One little known ability is to nominate a default playback speaker – any Chromecast speaker can link with another Bluetooth speaker so that you can say “Hey Google, play Crowded House” without specifying any other information, and the music should emerge from your defined default. Mind you when we tried this, linking a Google Home to first KEF’s LSX and then the Bluesound Pulse Mini, it didn’t always work, and when it did, the transmission quality was appalling, destroying the treble.
Other recent additions include the ability to turn on ‘Continued Conversation’, so that after the first ‘Hey Google’ question you can keep asking things without including ‘Hey Google’ with every request. Privacy advocates will, of course, ask how long it keeps listening! The answer from our attempts seems to be only about 10 seconds (during which every-thing is being piped off to Google’s storage servers for analysis).

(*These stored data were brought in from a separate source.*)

@@ -346,42 +348,51 @@
     const bool active = strip < G::NSTRIPS;
     const int oy = strip / G::SPR, ox0 = (strip - oy * G::SPR) * G::R;
     const uint32_t win = (uint32_t)(((oy * S) * G::PW + ox0 * S) * CC * 2 + cv * 8);
-
-    auto depthwise = [&](int j) {
-        tc::mbar::wait(b_c + 8 * (j & 1), (uint32_t)(j >> 1) & 1u, s_abort, p.tflag);
+    const int dst0 = (oy * G::HO + ox0) * C + cv * 4;
+
+    auto depthwise = [&](int g, int j, int n) {
+        tc::mbar::wait(b_c + 8 * (g & 1), (uint32_t)(g >> 1) & 1u, s_abort, p.tflag);
         if (active && !*s_abort)
-            dw_strip<T, KS, S, HIN, CC>(sT + (j & 1) * X::TILE_BYTES + win, sC + (j & 1) * X::CST_BYTES, cv,
-                                        out_n + ((long long)oy * G::HO + ox0) * C + j * CC + cv * 4, C,
-                                        sR + (uint32_t)((j & 1) * X::RED_BYTES + (strip * CC + cv * 4) * 4));
-    };
-    auto close = [&](int j) {
+            dw_strip<T, KS, S, HIN, CC>(sT + (g & 1) * X::TILE_BYTES + win, sC + (g & 1) * X::CST_BYTES, cv,
+                                        reinterpret_cast<T*>(p.out) + (long long)n * G::HO * G::HO * C + (dst0 + j * CC), C,
+                                        sR + (uint32_t)((g & 1) * X::RED_BYTES + (strip * CC + cv * 4) * 4));
+    };
+    auto close = [&](int g, int k, int n, bool more) {
+        const int j = chunk(k);
         if (warp == 0)
-            squeeze_sums<G::NSTRIPS, CC>(sR + (j & 1) * X::RED_BYTES, p.partial + (long long)n * C + j * CC,
+            squeeze_sums<G::NSTRIPS, CC>(sR + (g & 1) * X::RED_BYTES, p.partial + (long long)n * C + j * CC,
                                          p.se_tail ? sM + j * CC : nullptr, p.inv_hw, lane);
-        if (tid == 0) {
-            if (j + 3 < n_chunks) issue_w(j + 3);
-            if (j + 2 < n_chunks) issue_c(j + 2);
-        }
-    };
-
-    mma(0);
-    tc::wg_wait<0>();
-    epilogue(0);
-    __syncthreads();
-    if (tid == 0 && 2 < n_chunks) issue_w(2);
-    for (int j = 0; j + 1 < n_chunks; ++j) {
-        mma(j + 1);
-        depthwise(j);
+        if (tid == 0 && (more || k + 2 < n_chunks)) issue_c(g + 2, chunk((k + 2) % n_chunks));
+    };
+
+    for (int n = blockIdx.x, g0 = 0;; n += gridDim.x, g0 += n_chunks) {
+        const bool more = n + (int)gridDim.x < p.N;
+        tc::mbar::wait(b_x, (uint32_t)(g0 / n_chunks) & 1u, s_abort, p.tflag);
+        mma(g0);
         tc::wg_wait<0>();
-        epilogue(j + 1);
+        epilogue(g0, chunk(0));
         __syncthreads();
-        close(j);
-    }
-    depthwise(n_chunks - 1);
-    __syncthreads();
-    close(n_chunks - 1);
-    __syncthreads();
-    if (p.se_tail) se_tail_gate<T, NT, G::HO>(p, n, out_n, sM);
+        if (tid == 0 && (more || 2 < n_chunks)) issue_w(g0 + 2, chunk(2 % n_chunks));
+        for (int k = 0; k + 1 < n_chunks; ++k) {
+            const int g = g0 + k;
+            mma(g + 1);
+            depthwise(g, chunk(k), n);
+            tc::wg_wait<0>();
+            epilogue(g + 1, chunk(k + 1));
+            __syncthreads();
+            if (tid == 0) {
+                if (more && k + 2 == n_chunks) issue_x(n + gridDim.x);
+                if (more || k + 3 < n_chunks) issue_w(g + 3, chunk((k + 3) % n_chunks));
+            }
+            close(g, k, n, more);
+        }
+        depthwise(g0 + n_chunks - 1, chunk(n_chunks - 1), n);
+        __syncthreads();
+        close(g0 + n_chunks - 1, n_chunks - 1, n, more);
+        if (__syncthreads_or(*s_abort)) return;
+        if (p.se_tail) se_tail_gate<T, NT, G::HO>(p, n, reinterpret_cast<T*>(p.out) + (long long)n * G::HO * G::HO * C, sM);
+        if (!more) return;
+    }
 }
 
 inline int dwse_chunk(int k, int s, int hin, int C) {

Google Nest Hub also got a recent update presenting a dashboard of all your smart Google devices, and if grouped for playback together, also to control all their separate volumes from the screen (though you could do this from the Google Home app anyway).
For music, it’s also easy to set up multiple ‘Groups’ of your Chromecast-enabled speakers for multiroom playback. We made a group called ‘Party’, added our Google Home, Nest Hub and the Link 20 to it. Then when we opened Spotify, we selected ‘Party’ as our device (see right), and the tunes flowed from all three speakers at once, in perfect synchronisation.
Verdict
Everything about the Nest Hub – the screen, the YouTube, the photo display, the Home control, the limited sound – we reckon it all makes the Nest Hub a superb device for the kitchen. And perhaps only the kitchen. You really should not make it your default music device, because it simply isn’t good enough, though it does avoid being actually nasty or audibly offensive. In the kitchen it plays like a radio, helps you cut pineapple, allows you to broadcast messages to other Google devices around the home.
In that scenario, it proves so successful that the missus has announced she wants one there permanently. And that’s a first.